AI digest: Edge models and security reality checks
Small models get smarter, researchers tackle memory bottlenecks, and AI security moves from theory to practice.
This week brought practical advances in edge AI and some sobering reminders about security gaps that need fixing now.
Liquid AI shrinks vision-language models down to 450M parameters
Liquid AI’s new LFM2.5-VL-450M packs vision understanding, bounding box detection, and multilingual support into a model that runs locally in under 250ms. This matters because it’s actually small enough for real edge deployment whilst doing genuinely useful multimodal tasks. We’re finally seeing the payoff from all that efficiency research.
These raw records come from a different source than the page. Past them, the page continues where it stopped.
template <int MODE, int CIN, int COUT>
__global__ void __launch_bounds__(kConvThreads, 1)
conv3d_tma2_kernel(const __grid_constant__ CUtensorMap xmap, const Params p) {
  using C = Cfg<MODE, CIN, COUT>;
  constexpr int BW = C::BW, GW = C::GW, BROWS = C::BROWS;
  constexpr int SLOTS = C::SLOTS;
  extern __shared__ unsigned char smem_raw[];
  const uint32_t s_raw = smem_u32(smem_raw);
  const uint32_t s_base = (s_raw + 1023u) & ~1023u;
  unsigned char* smem = smem_raw + (s_base - s_raw);
  const uint32_t s_ring = s_base + C::kRingOff, s_w = s_base + C::kWOff,
                 s_bar = s_base + C::kBarOff;
  float* s_param = reinterpret_cast<float*>(smem + C::kParamOff);
  const uint32_t bar_full = s_bar, bar_empty = s_bar + 64, bar_w = s_bar + 128;
  const int warp = warp_uniform(threadIdx.x >> 5), lane = threadIdx.x & 31;
  const int total_items = p.B * p.nchunks * p.tiles_h * p.tiles_w;
  const int Dm = MODE == MODE_T ? p.Di : p.Do;

  {
    const int t = threadIdx.x;
    if (t < SLOTS) mbar_init(bar_full + 8 * t, 1);
    else if (t < 2 * SLOTS) mbar_init(bar_empty + 8 * (t - SLOTS), kConsumerThreads);
    else if (t == 2 * SLOTS) mbar_init(bar_w, 1);
    if (t <= 2 * SLOTS) fence_barrier_init();
  }
  const int co_base = blockIdx.y * COUT;
  for (int i = threadIdx.x; i < 32; i += kConvThreads) {
    s_param[i] = (i < COUT) ? (p.scale ? __ldg(p.scale + co_base + i) : 1.f) : 0.f;
    s_param[32 + i] = (i < COUT) ? (p.shift ? __ldg(p.shift + co_base + i) : 0.f) : 0.f;
  }
  fence_proxy_async();
  __syncthreads();
  if (threadIdx.x == 0) tma::load_image_bulk(s_w, p.bimg + (size_t)blockIdx.y * (C::kWBytes / 4), C::kWBytes, bar_w);

  tma::pdl_trigger();
  tma::pdl_wait();
  bool w_ready = false;
  uint32_t gs = 0;
  for (int item0 = blockIdx.x; item0 < total_items; item0 += gridDim.x) {
    int item = item0;
    const int tw = item % p.tiles_w; item /= p.tiles_w;
    const int th = item % p.tiles_h; item /= p.tiles_h;
    const int ck = item % p.nchunks;
    const int b = item / p.nchunks;
    const int w0 = tw * kTileW, h0 = th * kTileH;
    const int g0 = ck * p.dchunk, g1 = min(Dm, g0 + p.dchunk);
    const int ng = g1 - g0;
    const int nslices = MODE == MODE_S2 ? 2 * ng + 1 : MODE == MODE_T ? ng + 1 : ng;
    const int s_first = MODE == MODE_S2 ? 2 * g0 - 1 : g0;

    if (warp == kProdWarp) {
      if (lane == 0) {
        for (int it = 0; it < nslices; ++it) {
          const uint32_t g = gs + it;
          const int slot = g % SLOTS;
          if (g >= (uint32_t)SLOTS) mbar_wait(bar_empty + 8 * slot, ((g / SLOTS) - 1) & 1);
          const uint32_t dst = s_ring + slot * C::kSlotBytes;
          mbar_expect_tx(bar_full + 8 * slot, C::NPL * C::kPlaneData);
#pragma unroll
          for (int pl = 0; pl < C::NPL; ++pl) {
            const int q = pl / C::PAR, par = pl % C::PAR;
            const int wc = MODE == MODE_S2 ? 2 * w0 - 1 + par
                           : MODE == MODE_T ? w0 : 2 * w0 - 2 + par;
            const int hc = MODE == MODE_S2 ? 2 * h0 - 1 : MODE == MODE_T ? h0 : 2 * h0 - 2;
            tma_load_5d(dst + pl * C::kPlaneBytes, &xmap, bar_full + 8 * slot, 4 * q, wc,
                        hc, s_first + it, b);
          }
        }
      }
      __syncwarp();
    } else {
      const int wg = warp >> 2, wl = warp & 3;
      const int row0 = 64 * wg;
      constexpr uint32_t a_lbo = C::PAR * C::kPlaneBytes;
      constexpr uint32_t a_sbo = (MODE == MODE_T ? 1 : 2) * BW * 16;
      constexpr uint32_t b_lbo = BROWS * 16, b_sbo = 128;
      const uint64_t a_desc0 = make_desc(s_ring + 8 * wg * a_sbo, a_lbo, a_sbo);
      const uint64_t b_desc0 = make_desc(s_w, b_lbo, b_sbo);
      constexpr int NACC = MODE == MODE_S2 ? 2 * GW : MODE == MODE_T ? 12 * COUT : GW;
      float acc[NACC / 2];
      float prev0[MODE == MODE_T ? 2 * COUT : 1];
#pragma unroll
      for (int i = 0; i < NACC / 2; ++i) acc[i] = 0.f;

      auto issue = [&](auto n_tag, uint64_t a_s, int row0b) {
        constexpr int N = decltype(n_tag)::value;
        wgmma_fence();
#pragma unroll
        for (int tap = 0; tap < C::NTAP; ++tap) {
          int a_tap, pl0;
          if (MODE == MODE_S2) {
            const int kh = tap / 3, kw = tap % 3;
            a_tap = kh * BW + (kw == 2 ? 1 : 0);
            pl0 = kw == 1 ? 1 : 0;
          } else if (MODE == MODE_P5) {
            const int kh = tap / 5, kw = tap % 5;
            a_tap = kh * BW + (kw >> 1);
            pl0 = kw & 1;
          } else {
            const int sh = tap >> 1, sw = tap & 1;
            a_tap = sh * BW + sw;
            pl0 = 0;
          }
#pragma unroll
          for (int k8 = 0; k8 < CIN / 8; ++k8) {
            const uint32_t a_off = ((2 * k8 * C::PAR + pl0) * C::kPlaneBytes + a_tap * 16) >> 4;
            const uint32_t b_off = (tap * (CIN * BROWS * 4) + k8 * 2 * BROWS * 16 + row0b * 16) >> 4;
            wgmma_tf32<N>(acc, a_s + a_off, b_desc0 + b_off);
          }
        }
        wgmma_commit();
        wgmma_wait_all();
      };

      auto store2 = [&](int od, int oh, int ow, int c, float a0, float a1, bool has_skip) {
        const size_t o = ((((size_t)b * p.Do + od) * p.Ho + oh) * p.Wo + ow) * p.Cout + co_base + c;
        float v0 = fmaf(a0, s_param[c], s_param[32 + c]);
        float v1 = fmaf(a1, s_param[c + 1], s_param[32 + c + 1]);
        v0 = v0 >= 0.f ? v0 : v0 * p.slope;
        v1 = v1 >= 0.f ? v1 : v1 * p.slope;
        if (has_skip) {
          const float2 s2 = __ldg(reinterpret_cast<const float2*>(p.skip + o));
          v0 += s2.x; v1 += s2.y;
        }
        if (p.round_out) { v0 = to_tf32(v0); v1 = to_tf32(v1); }
        *reinterpret_cast<float2*>(p.y + o) = make_float2(v0, v1);
      };
      auto store_plain = [&](const float* src, int od) {
        for_each_pair<0, GW>(src, wl, lane, [&](int r, int c, float a0, float a1) {
          const int m = row0 + r;
          const int mh = h0 + (m >> 3), mw = w0 + (m & 7);
          if (c < COUT && mh < p.Ho && mw < p.Wo) store2(od, mh, mw, c, a0, a1, false);
        });
      };
      auto store_t = [&](const float* pd1, int jd) {
        auto one = [&](int pd, int r, int col, float a0, float a1) {
          const int m = row0 + r;
          const int mh = h0 + (m >> 3), mw = w0 + (m & 7);
          if (mh >= p.Hi || mw >= p.Wi) return;
          const int cls = col / COUT, c = col % COUT;
          const int ph = cls >> 1, pw = cls & 1;
          store2(2 * jd + pd, 2 * mh + ph, 2 * mw + pw, c, a0, a1, p.skip != nullptr);
        };
        for_each_pair<0, 4 * COUT>(prev0, wl, lane,
                                   [&](int r, int col, float a0, float a1) { one(0, r, col, a0, a1); });
        for_each_pair<0, 4 * COUT>(pd1, wl, lane,
                                   [&](int r, int col, float a0, float a1) { one(1, r, col, a0, a1); });
      };

      for (int it = 0; it < nslices; ++it) {
        const uint32_t g = gs + it;
        mbar_wait(bar_full + 8 * (g % SLOTS), (g / SLOTS) & 1);
        if (!w_ready) { mbar_wait(bar_w, 0); w_ready = true; }
        const uint64_t a_s = a_desc0 + (((g % SLOTS) * C::kSlotBytes) >> 4);
        if constexpr (MODE == MODE_S2) {
          if ((it & 1) == 0) issue(std::integral_constant<int, 2 * GW>{}, a_s, GW);
          else issue(std::integral_constant<int, GW>{}, a_s, 0);
        } else if constexpr (MODE == MODE_P5) {
#pragma unroll
          for (int i = 0; i < GW / 2; ++i) acc[i] = 0.f;
          issue(std::integral_constant<int, GW>{}, a_s, 0);
        } else {
          issue(std::integral_constant<int, 12 * COUT>{}, a_s, 0);
        }
        mbar_arrive(bar_empty + 8 * (g % SLOTS));
        if constexpr (MODE == MODE_S2) {
          if ((it & 1) == 0) {
            const int a = it >> 1;
            float done[GW / 2];
#pragma unroll
            for (int i = 0; i < GW / 2; ++i) {
              done[i] = acc[i];
              acc[i] = acc[GW / 2 + i];
              acc[GW / 2 + i] = 0.f;
            }
            if (a >= 1) store_plain(done, g0 + a - 1);
          }
        } else if constexpr (MODE == MODE_P5) {
          float done[GW / 2];
#pragma unroll
          for (int i = 0; i < GW / 2; ++i) done[i] = acc[i];
          store_plain(done, g0 + it);
        } else {
          float pd1[2 * COUT];
#pragma unroll
          for (int i = 0; i < 2 * COUT; ++i) pd1[i] = acc[i];
          if (it >= 1) store_t(pd1, g0 + it - 1);
#pragma unroll
          for (int i = 0; i < 2 * COUT; ++i) {
            prev0[i] = acc[2 * COUT + i];
            acc[i] = acc[4 * COUT + i];
            acc[2 * COUT + i] = 0.f;
            acc[4 * COUT + i] = 0.f;
          }
        }
      }
    }
    gs += nslices;
  }
}

template <int MODE, int CIN, int COUT>
__global__ void build_image_tma2_kernel(const float* __restrict__ wpk, float* __restrict__ img,
                                        int cout_total) {
  using C = Cfg<MODE, CIN, COUT>;
  constexpr int CQ = C::CQ, GW = C::GW, BROWS = C::BROWS;
  constexpr int per = C::NTAP * CIN * BROWS;
  for (int t = blockIdx.x * blockDim.x + threadIdx.x; t < per * (cout_total / COUT);
       t += gridDim.x * blockDim.x) {
    const int ck = t / per, i = t - ck * per;
    const int jq = i & 3;
    const int row = (i >> 2) % BROWS;
    const int r = (i >> 2) / BROWS;
    const int cq = r % CQ, tap = r / CQ;
    const int ci = cq * 4 + jq;
    int kd = -1, kh = -1, kw = -1, co = -1;
    if (MODE == MODE_S2) {
      const int g = row / GW;
      co = row % GW;
      kd = g == 0 ? 1 : g == 1 ? 2 : 0;
      kh = tap / 3; kw = tap % 3;
      if (co >= COUT) kd = -1;
    } else {
      const int sh = tap >> 1, sw = tap & 1;
      const int blk = row / (4 * COUT);
      const int cls = (row / COUT) & 3;
      co = row % COUT;
      const int ph = cls >> 1, pw = cls & 1;
      kd = blk;
      kh = sh == 0 ? (ph == 0 ? 1 : 2) : (ph == 1 ? 0 : -1);
      kw = sw == 0 ? (pw == 0 ? 1 : 2) : (pw == 1 ? 0 : -1);
      if (kh < 0 || kw < 0) kd = -1;
    }
    float v = 0.f;
    if (kd >= 0)
      v = to_tf32(__ldg(wpk + ((size_t)((kd * 3 + kh) * 3 + kw) * CIN + ci) * cout_total +
                        ck * COUT + co));
    img[t] = v;
  }
}

template <int CIN, int COUT>
__global__ void build_image_p5_kernel(const float* __restrict__ wt, float* __restrict__ img) {
  using C = Cfg<MODE_P5, CIN, COUT>;
  constexpr int CQ = C::CQ, GW = C::GW;
  constexpr int total = 25 * CIN * GW;
  for (int t = blockIdx.x * blockDim.x + threadIdx.x; t < total; t += gridDim.x * blockDim.x) {
    const int jq = t & 3;
    const int co = (t >> 2) % GW;
    const int r = (t >> 2) / GW;
    const int cq = r % CQ, tap = r / CQ;
    const int ci = cq * 4 + jq;
    img[t] = co < COUT ? to_tf32(__ldg(wt + ((size_t)co * CIN + ci) * 25 + tap)) : 0.f;
  }
}

template <int MODE, int CIN, int COUT>
static int launch2(const float* x, const float* wpk, Params p, cudaStream_t st) {
  using C = Cfg<MODE, CIN, COUT>;
  static_assert(C::kTotal <= 227 * 1024, "shared memory budget");
  auto kfn = conv3d_tma2_kernel<MODE, CIN, COUT>;
  static std::atomic<bool> attr_set[kMaxDevices];
  if (int rc = opt_in_smem(kfn, C::kTotal, attr_set, "conv3d_tma2")) return rc;
  const CUtensorMap* map =
      MODE == MODE_S2   ? tma::input_map(x, p.B, p.Di, p.Hi, p.Wi, CIN, 4, 17, C::BR, 2)
      : MODE == MODE_P5 ? tma::input_map(x, p.B, p.Di, p.Hi, p.Wi, CIN, 4, 19, C::BR, 2)
                        : tma::input_map(x, p.B, p.Di, p.Hi, p.Wi, CIN, 4, C::BW, C::BR, 1);
  if (!map) return -2;
  const int per_sm = tma::resident_per_sm(kfn, kConvThreads, C::kTotal);
  const int Dm = MODE == MODE_T ? p.Di : p.Do;
  const int Hm = MODE == MODE_T ? p.Hi : p.Ho, Wm = MODE == MODE_T ? p.Wi : p.Wo;
  p.tiles_w = (Wm + kTileW - 1) / kTileW;
  p.tiles_h = (Hm + kTileH - 1) / kTileH;
  const int nco = p.Cout / COUT;
  const int cap = 32;
  const long cols = (long)p.B * p.tiles_w * p.tiles_h;
  const int dchunk = tma::pick_dchunk(Dm, cap, cols, (long)num_sms() * per_sm / nco,
                                      MODE == MODE_S2 ? 2 : 1,
                                      MODE == MODE_S2 ? 1 : MODE == MODE_T ? 1 : 0);
  p.dchunk = dchunk;
  p.nchunks = (Dm + dchunk - 1) / dchunk;
  const long items = cols * p.nchunks;
  const ImageRef ir = image_cache_get(wpk, 2000 + MODE * 10000 + CIN * 100 + COUT,
                                      (size_t)C::kWBytes * nco, st);
  float* img = ir.img;
  if (!img) return -2;
  if (!ir.hit) {
    if constexpr (MODE == MODE_P5)
      build_image_p5_kernel<CIN, COUT><<<32, 256, 0, st>>>(wpk, img);
    else
      build_image_tma2_kernel<MODE, CIN, COUT><<<64, 256, 0, st>>>(wpk, img, p.Cout);
    if (int rc = after_launch("conv3d_tma2/build_image")) return rc;
    image_cache_built(img, st);
  }
  p.bimg = img;
  long resident = (long)num_sms() * per_sm / nco;
  if (resident < 1) resident = 1;
  const long gx = items < resident ? items : resident;
  tma::launch_pdl(ir.settled, kfn, dim3((unsigned)gx, (unsigned)nco), kConvThreads, C::kTotal, st, *map, p);
  return after_launch("conv3d_tma2");
}

}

TriAttention tackles the KV cache memory wall
Researchers from MIT, NVIDIA, and Zhejiang University developed TriAttention, a compression method that maintains full attention quality whilst achieving 2.5x higher throughput. The KV cache bottleneck is what kills performance in long reasoning chains, so this could unlock much more practical deployment of reasoning models like DeepSeek-R1.
AI models prefer guessing to asking for help
New research shows that when AI models can’t see visual information clearly, they’ll confidently make things up rather than ask users for clarification. Out of 22 models tested on ProactiveBench, almost none asked for missing information. This is exactly the kind of behaviour that breaks trust in production systems, though the researchers hint that reinforcement learning might fix it.
Violence escalates around AI leadership
Someone threw a Molotov cocktail at Sam Altman’s home at 3:45am, prompting a reflective blog post from the OpenAI CEO. Meanwhile, Anthropic is keeping its most capable model private after it found thousands of cybersecurity vulnerabilities across major operating systems. The AI race is getting messier by the week.